YUITweets is a Bayesian tweet classifier that can learn how to distinguish between tweets about the YUI Library and tweets about J-pop idols named Yui.
It consists of two parts:
-
A Sinatra app that provides a simple voting interface to classify tweets as YUI-related or not YUI-related, as well as RSS feeds for each category of tweets.
-
A standalone Ruby executable that retrieves Twitter search results, stores them in the database, and attempts to automatically classify them if the classifier is confident enough.
The best way to use YUITweets is via the official public installation at http://tweets.yuilibrary.com/. This version already has a large classification corpus, and is quickly getting even better at classifying tweets.
If you'd like to hack on your own instance of YUITweets, you'll need Ruby 1.9.1 or higher, MongoDB 1.6.2+, and any Rack-compatible web server. Thin is my favorite. If you don't already have Thin installed, run:
gem install thin
Next, clone the YUITweets git repo:
git clone git://github.com/rgrove/yuitweets.git
cd yuitweets
Build and install the gem to pull in necessary dependencies:
rake install
Copy conf/config.rb.sample
to conf/config.rb
and edit it to configure your
MongoDB connection settings.
Now you should be ready to pull in some tweets and run the local server:
rake tweets
rake devserver
If that worked, YUITweets should be alive at http://localhost:3000/.
Patches are more than welcome. Please fork the GitHub repo, create a topic branch for your change, commit your change to the branch, and then send me (rgrove) a GitHub pull request from your branch with a description of the change and why you think I should pick it up.
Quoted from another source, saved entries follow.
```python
def emit(dirname, opts):
    configure(opts.fmt)
    setup, _ = setup_ops()
    body = block_stream(opts)
    n = {}
    for ins in body:
        n[ins.kind] = n.get(ins.kind, 0) + 1
    with open(os.path.join(dirname, NAME + '_asm.inc'), 'w') as f:
        f.write('// GENERATED by gen/head_gen.py -- do not edit.  Head layer of one 128-ray tile: %s\n' %
                ', '.join('%s %d' % kv for kv in sorted(n.items())))
        for line in setup + [i.text for i in body] + ['s_mov_b32 m0, %s' % sreg(S_M0SAVE)]:
            f.write('"%s\\n\\t"\n' % line)
    with open(os.path.join(dirname, NAME + '_pro_asm.inc'), 'w') as f:
        f.write('// GENERATED by gen/head_gen.py -- do not edit.  Ring prologue: chunks 0..2 of the stream\n')
        pro = ['s_mov_b32 %s, m0' % sreg(S_M0SAVE), 's_mov_b64 %s, %%[wimg]' % sreg(S_W, 2),
               's_mov_b32 %s, %%[wave]' % sreg(S_WAVE), 's_mul_i32 %s, %s, 0x%x' % (sreg(S_WPW), sreg(S_WAVE), PW * 1024),
               'v_mbcnt_lo_u32_b32 %s, -1, 0' % vreg(V_LANE), 'v_mbcnt_hi_u32_b32 %s, -1, %s' % (vreg(V_LANE), vreg(V_LANE)),
               'v_lshlrev_b32 %s, 4, %s' % (vreg(V_L0), vreg(V_LANE)), 'v_add_u32 %s, 0x1000, %s' % (vreg(V_LOFF), vreg(V_L0))]
        for line in pro + [i.text for i in prologue_ops()] + ['s_mov_b32 m0, %s' % sreg(S_M0SAVE)]:
            f.write('"%s\\n\\t"\n' % line)

    def clob(vregs, na):
        regs = ['v%d' % i for i in vregs] + ['a%d' % i for i in range(na)]
        regs += ['s%d' % i for i in range(N_SGPR_LO, N_SGPR_HI)] + ['vcc', 'scc', 'memory']
        return ', '.join('"%s"' % r for r in regs) + '\n'

    with open(os.path.join(dirname, NAME + '_clobbers.inc'), 'w') as f:
        f.write('// GENERATED by gen/head_gen.py: registers the tile block owns\n' + clob(range(N_VGPR_CLOBBER), N_AGPR_CLOBBER))
    with open(os.path.join(dirname, NAME + '_pro_clobbers.inc'), 'w') as f:
        f.write('// GENERATED by gen/head_gen.py: registers the ring prologue owns\n' + clob([V_L0, V_LOFF, V_LANE], 0))
    return n, body


def emulate_tile(opts, img, aux, o, d, z, wave=0, n_tiles=1, check_hazards=True, body=None):
    configure(opts.fmt)
    body = body or block_stream(opts)
    st = HState(wave, img, aux, z)
    _, setup = setup_ops()
    setup(st, o, d)
    st.run(prologue_ops())
    for _ in range(n_tiles):
        st.xout = {}
        st.run(body)
    errs = list(st.errors)
    if st.pend_ds:
        errs.append('%d LDS reads never waited for' % len(st.pend_ds))
    if check_hazards:
        errs += check_hazards_stream(body)
    out = np.stack([st.xout[i] for i in range(32)]).view(np.float32)
    return out, errs


def main():
    ap = argparse.ArgumentParser()
    ap.add_argument('--emit', help='directory for r2l_head_asm.inc / r2l_head_pro_asm.inc')
    ap.add_argument('--dump')
    ap.add_argument('--rd-lead', type=int, default=6)
    ap.add_argument('--rd-lead6', type=int, default=5)
    ap.add_argument('--cap', type=int, default=7)
    ap.add_argument('--dma-gap', type=int, default=1)
    ap.add_argument('--no-pair-waits', action='store_true')
    ap.add_argument('--fmt', default='bf6', choices=['bf6', 'f16'], help='f16: three fp16 passes (r2l_headx_*.inc, R2L_PREC_FP16X3_ASM)')
    a = ap.parse_args()
    opts = Opts(rd_lead=a.rd_lead, rd_lead6=a.rd_lead6, cap=a.cap, dma_gap=a.dma_gap, pair_waits=not a.no_pair_waits, fmt=a.fmt)
    if a.emit:
        n, body = emit(a.emit, opts)
        print('wrote', a.emit, n, 'model cycles per tile', model_cycles(body))
    if a.dump:
        body = block_stream(opts)
        with open(a.dump, 'w') as f:
            for ins in body:
                f.write(ins.text + '\n')
        print('model cycles per tile', model_cycles(body))


if __name__ == '__main__':
    sys.exit(main())
```

efficient-nerf_amd/csrc/r2l_capi.hip:

```cpp
#include <hip/hip_runtime.h>
#include <math.h>
#include <stdarg.h>
#include <stdio.h>
#include <stdlib.h>
#include <string.h>

#include <string>
#include <vector>

#include "../../include/r2l_hip.h"
#include "r2l_common.h"
#include "r2l_kernels.h"
#include "r2l_host_util.h"

static thread_local std::string g_err;

const char* r2l_last_error(void) { return g_err.c_str(); }

int r2l_set_error(int code, const char* fmt, ...) {
    char buf[512];
    va_list ap;
    va_start(ap, fmt);
    vsnprintf(buf, sizeof buf, fmt, ap);
    va_end(ap);
// ... 946 lines not shown
    p.act_out = c->act_out;
    p.block_resid = c->block_resid ? 1.0f : 0.0f;
    p.chunks_per_tile = r2l_chunks_per_tile(c->n_block);
    p.scratch = c->d_scratch;
}

static int timing_events(r2l_ctx* c, hipEvent_t* e0, hipEvent_t* e1) {
    if (c->ev_used + 2 > (int)c->ev.size()) {
        for (int i = 0; i < 2; ++i) {
            hipEvent_t e;
            hipError_t er = hipEventCreate(&e);
            if (er != hipSuccess) return r2l_set_error(R2L_EHIP, "hipEventCreate: %s", hipGetErrorString(er));
            c->ev.push_back(e);
        }
    }
    *e0 = c->ev[c->ev_used];
    *e1 = c->ev[c->ev_used + 1];
    c->ev_used += 2;
    return R2L_OK;
}

static int ensure_x(r2l_ctx* c, int tiles, bool need_xb) {
    auto grow = [&](float** buf, int* cap) -> int {
        if (tiles <= *cap) return R2L_OK;
        if (*buf) (void)hipFree(*buf);
        *buf = nullptr;
        *cap = 0;
        const size_t bytes = (size_t)tiles * R2L_TILE_RAYS * R2L_WIDTH * sizeof(float);
        hipError_t e = hipMalloc((void**)buf, bytes);
        if (e != hipSuccess) return r2l_set_error(R2L_EHIP, "hipMalloc x buffer (%zu B): %s", bytes, hipGetErrorString(e));
        *cap = tiles;
        return R2L_OK;
    };
    int rc = grow(&c->d_xa, &c->x_tiles);
    if (rc == R2L_OK && need_xb) rc = grow(&c->d_xb, &c->xb_tiles);
    return rc;
}

static int launch_split(r2l_ctx* c, const R2LParams& p, hipStream_t s) {
    const int slice = p.n_tiles < R2L_SLICE_TILES ? p.n_tiles : R2L_SLICE_TILES;
    const bool fused_form = c->n_block > 0 && c->use_residual && c->fuse_tail;
    int split = -1;
    if (two_part(c->mode) && c->n_block > 0) {
        split = c->split_block < 0 ? c->n_block / 2 : c->split_block;
        if (split > c->n_block) split = c->n_block;
    }
    const bool two_bodies = split > 0 && split < c->n_block;
    int rc = ensure_x(c, slice, c->n_block > 0 && (!fused_form || two_bodies));
    if (rc) return rc;
    c->last_stream = s;
    for (int t0 = 0; t0 < p.n_tiles; t0 += R2L_SLICE_TILES) {
        const int nt = p.n_tiles - t0 < R2L_SLICE_TILES ? p.n_tiles - t0 : R2L_SLICE_TILES;
        const int grid = balanced_grid(nt, c->n_cu);
        R2LParams ph = p;
        ph.wimg = c->d_img[c->mode];
        ph.xbuf = c->d_xa;
        ph.tile_begin = t0;
        ph.n_tiles = nt;
        ph.range = c->d_range;
        hipError_t e = r2l_launch_head(ph, grid, s, head_x3(c->mode));
        if (e != hipSuccess) return r2l_set_error(R2L_EHIP, "r2l head launch: %s", hipGetErrorString(e));
        const float* body_out = c->d_xa;
        bool fused = false;
        if (c->n_block > 0 && c->calib_pending && scaled_mode(c->mode)) {
            e = r2l_launch_calib(c->d_xa, c->d_wcal, c->n_block, nt, c->act_scale, c->d_stats, c->d_body + c->aux_off,
                                 c->d_exps, c->calib_started, s);
            c->calib_started = 1;
            if (nt >= R2L_CALIB_TILES || ++c->calib_calls >= R2L_CALIB_MAX_CALLS) c->calib_pending = 0;
            if (e != hipSuccess) return r2l_set_error(R2L_EHIP, "r2l calibration launch: %s", hipGetErrorString(e));
        }
        if (c->n_block > 0) {
            R2LBodyParams pb;
            pb.wimg = c->d_body;
            pb.aux = c->d_body + c->aux_off;
            pb.xin = c->d_xa;
            pb.n_tiles = nt;
            pb.n_block = c->n_block;
            fused = c->use_residual && c->fuse_tail;
            pb.rgb = fused ? p.rgb : nullptr;
            pb.xout = fused ? c->d_xa : c->d_xb;
            pb.tail = reinterpret_cast<const float*>(c->d_body + c->tail_off);
            pb.n_rays = p.n_rays;
            pb.tile_begin = t0;
            pb.e4m3 = e4m3_terms(c->mode) ? 1 : c->mode == R2L_PREC_FP16X3_ASM ? 2 : 0;
            R2LBodyParams p2 = pb;
            if (split >= 0) {
                const int n3 = split, n6 = c->n_block - split;
                R2LBodyParams& q6 = two_bodies ? p2 : pb;
                if (two_bodies) {
                    pb.rgb = nullptr;
                    pb.xout = c->d_xb;
                    p2.xin = c->d_xb;
                }
                if (n3 > 0) {
                    pb.wimg = c->d_body2;
                    pb.aux = c->d_body2 + c->aux_off2;
                    pb.tail = reinterpret_cast<const float*>(c->d_body2 + c->tail_off2);
                    pb.e4m3 = 2;
                    pb.n_block = n3;
                }
                if (n6 > 0) {
                    q6.wimg = c->d_body + (size_t)split * 16 * (e4m3_terms(c->mode) ? R2L_BODY8_CHUNK : R2L_BF6_CHUNK);
                    q6.aux = c->d_body + c->aux_off;
                    q6.tail = reinterpret_cast<const float*>(c->d_body + c->tail_off);
                    q6.e4m3 = e4m3_terms(c->mode) ? 1 : 0;
                    q6.n_block = n6;
                    if (split > 0) {
                        q6.aux = c->d_body2 + c->aux_split_off;
                        e = r2l_launch_split_aux(c->d_body + c->aux_off, split, n6, c->d_body2 + c->aux_split_off, s);
                        if (e != hipSuccess) return r2l_set_error(R2L_EHIP, "r2l split aux launch: %s", hipGetErrorString(e));
                    }
                }
            }
// ... 162 lines not shown
```

efficient-nerf_amd/csrc/r2l_kernels.hip:

```cpp
#include <hip/hip_runtime.h>
#include <stdint.h>

#include <atomic>

#include "../../include/r2l_hip.h"
#include "r2l_common.h"
#include "r2l_kernels.h"

#include "r2l_device.h"

struct Ray6 {
    float ox, oy, oz, dx, dy, dz;
    __device__ __forceinline__ float o(int k) const { return k == 0 ? ox : (k == 1 ? oy : oz); }
    __device__ __forceinline__ float d(int k) const { return k == 0 ? dx : (k == 1 ? dy : dz); }
};

__device__ __forceinline__ Ray6 make_ray(const R2LParams& p, int ray) {
    Ray6 r;
    if (p.rays_o != nullptr) {
        const float* po = p.rays_o + (size_t)ray * 3;
        const float* pd = p.rays_d + (size_t)ray * 3;
        r.ox = po[0]; r.oy = po[1]; r.oz = po[2];
        r.dx = pd[0]; r.dy = pd[1]; r.dz = pd[2];
        return r;
// ... 358 lines not shown
template <int NP, bool GA>
static hipError_t launch_resmlp_ga(const R2LParams& p, int grid, hipStream_t stream) {
    static std::atomic<bool> attr_set[64];
    int dev = 0;
    hipError_t e = hipGetDevice(&dev);
    if (e != hipSuccess) return e;
    if (dev < 0 || dev >= 64 || !attr_set[dev]) {
        e = hipFuncSetAttribute(reinterpret_cast<const void*>(&r2l_resmlp_kernel<NP, GA>),
                                hipFuncAttributeMaxDynamicSharedMemorySize, KCfg<NP>::LDS);
        if (e != hipSuccess) return e;
        if (dev >= 0 && dev < 64) attr_set[dev] = true;
    }
    hipLaunchKernelGGL((r2l_resmlp_kernel<NP, GA>), dim3(grid), dim3(256), KCfg<NP>::LDS, stream, p);
    return hipGetLastError();
}
template <int NP>
static hipError_t launch_resmlp(const R2LParams& p, int grid, hipStream_t stream) {
    if (p.act_head == 0.0f && p.act_in == 0.0f && p.act_out == 1.0f && p.block_resid == 1.0f) return launch_resmlp_ga<NP, false>(p, grid, stream);
    return launch_resmlp_ga<NP, true>(p, grid, stream);
}
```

Copyright (c) 2011 Ryan Grove ryan@wonko.com
Permission is hereby granted, free of charge, to any person obtaining a copy of this software and associated documentation files (the 'Software'), to deal in the Software without restriction, including without limitation the rights to use, copy, modify, merge, publish, distribute, sublicense, and/or sell copies of the Software, and to permit persons to whom the Software is furnished to do so, subject to the following conditions:
The above copyright notice and this permission notice shall be included in all copies or substantial portions of the Software.
THE SOFTWARE IS PROVIDED 'AS IS', WITHOUT WARRANTY OF ANY KIND, EXPRESS OR IMPLIED, INCLUDING BUT NOT LIMITED TO THE WARRANTIES OF MERCHANTABILITY, FITNESS FOR A PARTICULAR PURPOSE AND NONINFRINGEMENT. IN NO EVENT SHALL THE AUTHORS OR COPYRIGHT HOLDERS BE LIABLE FOR ANY CLAIM, DAMAGES OR OTHER LIABILITY, WHETHER IN AN ACTION OF CONTRACT, TORT OR OTHERWISE, ARISING FROM, OUT OF OR IN CONNECTION WITH THE SOFTWARE OR THE USE OR OTHER DEALINGS IN THE SOFTWARE.